PubMed | German Center for Integrative Biodiversity Research iDiv, Research Institute for Nature and Forest, University of Potsdam, University of Picardie Jules Verne and 19 more.
Type: Journal Article | Journal: Global change biology | Year: 2015
Global biodiversity is affected by numerous environmental drivers. Yet, the extent to which global environmental changes contribute to changes in local diversity is poorly understood. We investigated biodiversity changes in a meta-analysis of 39 resurvey studies in European temperate forests (3988 vegetation records in total, 17-75years between the two surveys) by assessing the importance of (i) coarse-resolution (i.e., among sites) vs. fine-resolution (i.e., within sites) environmental differences and (ii) changing environmental conditions between surveys.
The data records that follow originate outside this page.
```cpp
size_t eqd_kv_blocks_bytes(int32_t n_nodes);
int eqd_project_tc(const eqd_graph* g, const eqd_layer* p, const float* h , float* proj,
                   void* kv, void* stream);
int eqd_project_tc0(const eqd_graph* g, const eqd_layer* p, const float* h0 , float* proj ,
                    void* kv, float* x5 , void* stream);
int eqd_kv_blocks(const eqd_graph* g, const float* proj, int32_t pw, int32_t koff, int32_t voff, void* kv,
                  void* stream);
int eqd_attention_tc(const eqd_graph* g, const float* proj, const void* kv, float* mu, void* stream);
int eqd_node_mlp_tc(const eqd_graph* g, const eqd_layer* p, const float* h_in, const float* aggr,
                    const float* mu, const float* h0, float* h_out, void* stream);
int eqd_node_stage_tc(const eqd_graph* g, const eqd_layer* p, const eqd_layer* p_next,
                      const float* h_in, const float* h0, const float* proj, const float* aggr, void* kv,
                      float* mu, float* h_out, float* proj_next, void* stream);

int eqd_attention_tc0(const eqd_graph* g, const float* proj , const void* kv, const float* x5 ,
                      float* mu , void* stream);
int eqd_node_mlp_tc0(const eqd_graph* g, const eqd_layer* p, const float* h0 , const float* aggr,
                     const float* mu , float* h_out , void* stream);
int eqd_node_stage_tc0(const eqd_graph* g, const eqd_layer* p, const eqd_layer* p_next, const float* h0,
                       const float* proj, const float* aggr, void* kv, const float* x5, float* mu, float* h_out,
                       float* proj_next, void* stream);

int eqd_iegmn_layer_forward(const eqd_graph* g, const eqd_layer* p, const eqd_layer* p_next,
                            const float* h_in, int32_t ldh, const float* h0,
                            const double* x_in, const double* x_orig,
                            float* proj, float* proj_next, float* aggr, float* mu,
                            float* h_out, double* x_out, int32_t* status, void* stream);

int eqd_head_fold(const eqd_head_params* hp, double* m_qk , void* stream);

int eqd_keypoints(const eqd_graph* g, const eqd_head_params* hp, const float* h ,
                  const double* x , void* workspace, size_t workspace_bytes,
                  double* keypts, double* ymean, double* cov, void* stream);
int eqd_keypoints_dropout(const eqd_graph* g, const eqd_head_params* hp, const eqd_dropout* dropout, const float* h,
                          const double* x, void* workspace, size_t workspace_bytes, double* keypts, double* ymean,
                          double* cov, void* stream);

int eqd_kabsch_apply(const eqd_graph* g, const double* cov, const double* ymean, const float* x_lig_in,
                     const int32_t* pair_mask, float* rot, float* trans, float* ligand_out,
                     double* sing, int32_t* status, void* stream);


typedef struct eqd_forward_io {
  const float* emb;
  const float* res_lig;
  const float* res_rec;
  const float* mu_lig;
  const float* mu_rec;
  const float* x_lig;
  const float* x_rec;
  float* rot;
  float* trans;
  float* ligand_out;
// ... 156 lines not shown
```

Before: 42570.

## Add segment-resident cross-attention kernel keeping partner K/V planes in shared memory

Adds an attention kernel that assigns one protein segment per CTA and loads the partner segment's full K/V split planes into shared memory once via bulk async copies. All query tiles of that segment then reuse those planes, with a two-pass softmax (max pass, then exp/sum and PV pass). This replaces the streaming per-chunk K/V pipeline when every segment fits within 248 nodes. The goal is to cut repeated K/V global loads and pipeline overhead. The trade-offs are extra score-GEMM work from the two passes, a grid capped at the number of segments, and a new graph struct field that changes the ABI layout.

```diff
diff --git a/equidock_public_b200/_native.py b/equidock_public_b200/_native.py
--- a/equidock_public_b200/_native.py
+++ b/equidock_public_b200/_native.py
@@ -19,7 +19,7 @@
                 ('n_lig_edges', _i32), ('max_in_degree', _i32),
                 ('seg_ptr', _vp), ('row_ptr', _vp), ('col_src', _vp), ('edge_dst', _vp),
                 ('he_lig', _vp), ('he_rec', _vp),
-                ('n_node_tiles', _i32), ('node_tiles', _vp)]
+                ('n_node_tiles', _i32), ('max_segment_nodes', _i32), ('node_tiles', _vp)]
 
 
 class EqdLayerParams(C.Structure):
diff --git a/equidock_public_b200/csrc/attn_tc.cu b/equidock_public_b200/csrc/attn_tc.cu
--- a/equidock_public_b200/csrc/attn_tc.cu
+++ b/equidock_public_b200/csrc/attn_tc.cu
@@ -411,14 +411,203 @@
   cp_async_wait<0>();
 }
 
+#define AT_RES_CHUNKS 4
+#define AT_RES_BLOCKS (AT_RES_CHUNKS * 8)
+#define AT_RES_PLANE (AT_RES_CHUNKS * AT_CHUNK_BYTES)
+#define AT_RES_MAX_NODES (8 * (AT_RES_BLOCKS - 1))
+
+struct __align__(128) AtResSmem {
+  unsigned char k[3][AT_RES_PLANE];
+  unsigned char v[3][AT_RES_PLANE];
+  float qs[AT_CHAINS][64 * 64];
+  unsigned long long res_k0, res_kv[AT_RES_CHUNKS];
+};
+static_assert(sizeof(AtResSmem) <= 227 * 1024, "resident K / V planes + Q staging exceed the 227 KB of shared memory per CTA");
+
+template <int P>
+__global__ void __launch_bounds__(AT_CHAINS * 128, 1)
+attention64_res_kernel(eqd_graph g, const float* __restrict__ proj, const unsigned char* __restrict__ kv,
+                       long kv_split_stride, float* __restrict__ mu) {
+  extern __shared__ __align__(128) unsigned char smem_raw[];
+  AtResSmem& R = *reinterpret_cast<AtResSmem*>(smem_raw);
+  const int tid = threadIdx.x, wgi = tid >> 7, t = tid & 127, lane = t & 31;
+  const int bar = 1 + wgi;
+  float* const qs = R.qs[wgi];
+  if (tid == 0) {
+    mbar_init(&R.res_k0, 1);
+    for (int c = 0; c < AT_RES_CHUNKS; ++c) mbar_init(&R.res_kv[c], 1);
+    asm volatile("fence.mbarrier_init.release.cluster;" ::: "memory");
+  }
+  __syncthreads();
+  const unsigned k_saddr = smem_u32(R.k), v_saddr = smem_u32(R.v);
+  const int B = g.n_pairs, nseg = 2 * B;
+  const unsigned char* k_g = kv;
+  const unsigned char* v_g = kv + 3 * kv_split_stride;
+
+  auto next_tile = [&](int& seg, int& h) {
+    for (; seg < nseg; seg += gridDim.x, h = wgi)
+      if (64 * h < __ldg(g.seg_ptr + seg + 1) - __ldg(g.seg_ptr + seg)) return;
+    seg = -1;
+  };
+  auto stage_q = [&](int seg, int h) {
+    const int node0 = __ldg(g.seg_ptr + seg) + 64 * h;
+    stage_rows64(qs, proj, 320, 128, node0, min(64, __ldg(g.seg_ptr + seg + 1) - node0), t);
+  };
+  int qseg = blockIdx.x, qh = wgi;
+  next_tile(qseg, qh);
+  if (qseg >= 0) stage_q(qseg, qh);
+
+  const int fr0 = (t >> 5) * 16 + (lane >> 2), fc = 2 * (lane & 3);
+  unsigned phase = 0;
+  for (int seg = blockIdx.x; seg < nseg; seg += gridDim.x) {
+    const int i0 = __ldg(g.seg_ptr + seg), i1 = __ldg(g.seg_ptr + seg + 1);
+    if (i1 <= i0) continue;
+    const int pseg = seg < B ? seg + B : seg - B;
+    const int j0 = __ldg(g.seg_ptr + pseg), j1 = __ldg(g.seg_ptr + pseg + 1);
+    const int blk_lo = j0 >> 3, nchunks = (((j1 + 7) >> 3) - blk_lo + 7) >> 3;
+    const bool fits = nchunks <= AT_RES_CHUNKS;
+    if (tid == 0 && fits) {
+      mbar_expect_tx(&R.res_k0, nchunks * AT_CHUNK_BYTES);
+      if (nchunks > 0) bulk_g2s(R.k[0], k_g + (long)blk_lo * 1024, nchunks * AT_CHUNK_BYTES, &R.res_k0);
+      for (int c = 0; c < AT_RES_CHUNKS; ++c) {
+        unsigned long long* b = &R.res_kv[c];
+        if (c >= nchunks) {
+          mbar_expect_tx(b, 0);
+          continue;
+        }
+        mbar_expect_tx(b, 5 * AT_CHUNK_BYTES);
+        const long off = (long)(blk_lo + 8 * c) * 1024;
+#pragma unroll
+        for (int s = 0; s < 3; ++s) {
+          if (s > 0) bulk_g2s(R.k[s] + c * AT_CHUNK_BYTES, k_g + s * kv_split_stride + off, AT_CHUNK_BYTES, b);
+          bulk_g2s(R.v[s] + c * AT_CHUNK_BYTES, v_g + s * kv_split_stride + off, AT_CHUNK_BYTES, b);
+        }
+      }
+    }
+    for (int h = wgi; 64 * h < i1 - i0; h += 2) {
+      const int node0 = i0 + 64 * h, nvalid = min(64, i1 - node0);
+      cp_async_wait<0>();
+      wg_barrier(bar);
+      unsigned qf[3][4][4];
+      staged_rows_to_a_split3<P>(qs, t, qf);
+      wg_barrier(bar);
+      qh += 2;
+      next_tile(qseg, qh);
+      if (qseg >= 0) stage_q(qseg, qh);
+      if (!fits) {
+        for (int i = t; i < nvalid * EQD_HID; i += 128) mu[(long)node0 * EQD_HID + i] = __int_as_float(0x7fc00000);
+        continue;
+      }
+      auto k_desc = [&](int c) {
+        return [&, c](int sp, int kk) { return b_desc_ex(k_saddr + sp * AT_RES_PLANE + c * AT_CHUNK_BYTES + kk * 256, 128, 1024); };
+      };
+      float mx[2] = {-INFINITY, -INFINITY};
+      if (nchunks > 0) mbar_wait(&R.res_k0, phase);
+      for (int c = 0; c < nchunks; ++c) {
+        float s[32];
+        wg_gemm6_rs_issue<64, 4, 0, true>(s, qf, k_desc(c), false);
+        wg_mma_wait(s);
+        const int key0 = (blk_lo + 8 * c) * 8 + fc;
+#pragma unroll
+        for (int j = 0; j < 8; ++j)
+#pragma unroll
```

Our results clarify the mechanisms underlying the direction and magnitude of local-scale biodiversity changes. While not detecting any net local diversity loss, we observed considerable among-site variation, partly explained by temporal changes in light availability (a local driver) and density of large herbivores (a regional driver). Furthermore, strong evidence was found that presurvey levels of nitrogen deposition determined subsequent diversity changes. We conclude that models forecasting future biodiversity changes should consider coarse-resolution environmental changes, account for differences in baseline environmental conditions and for local changes in fine-resolution environmental conditions.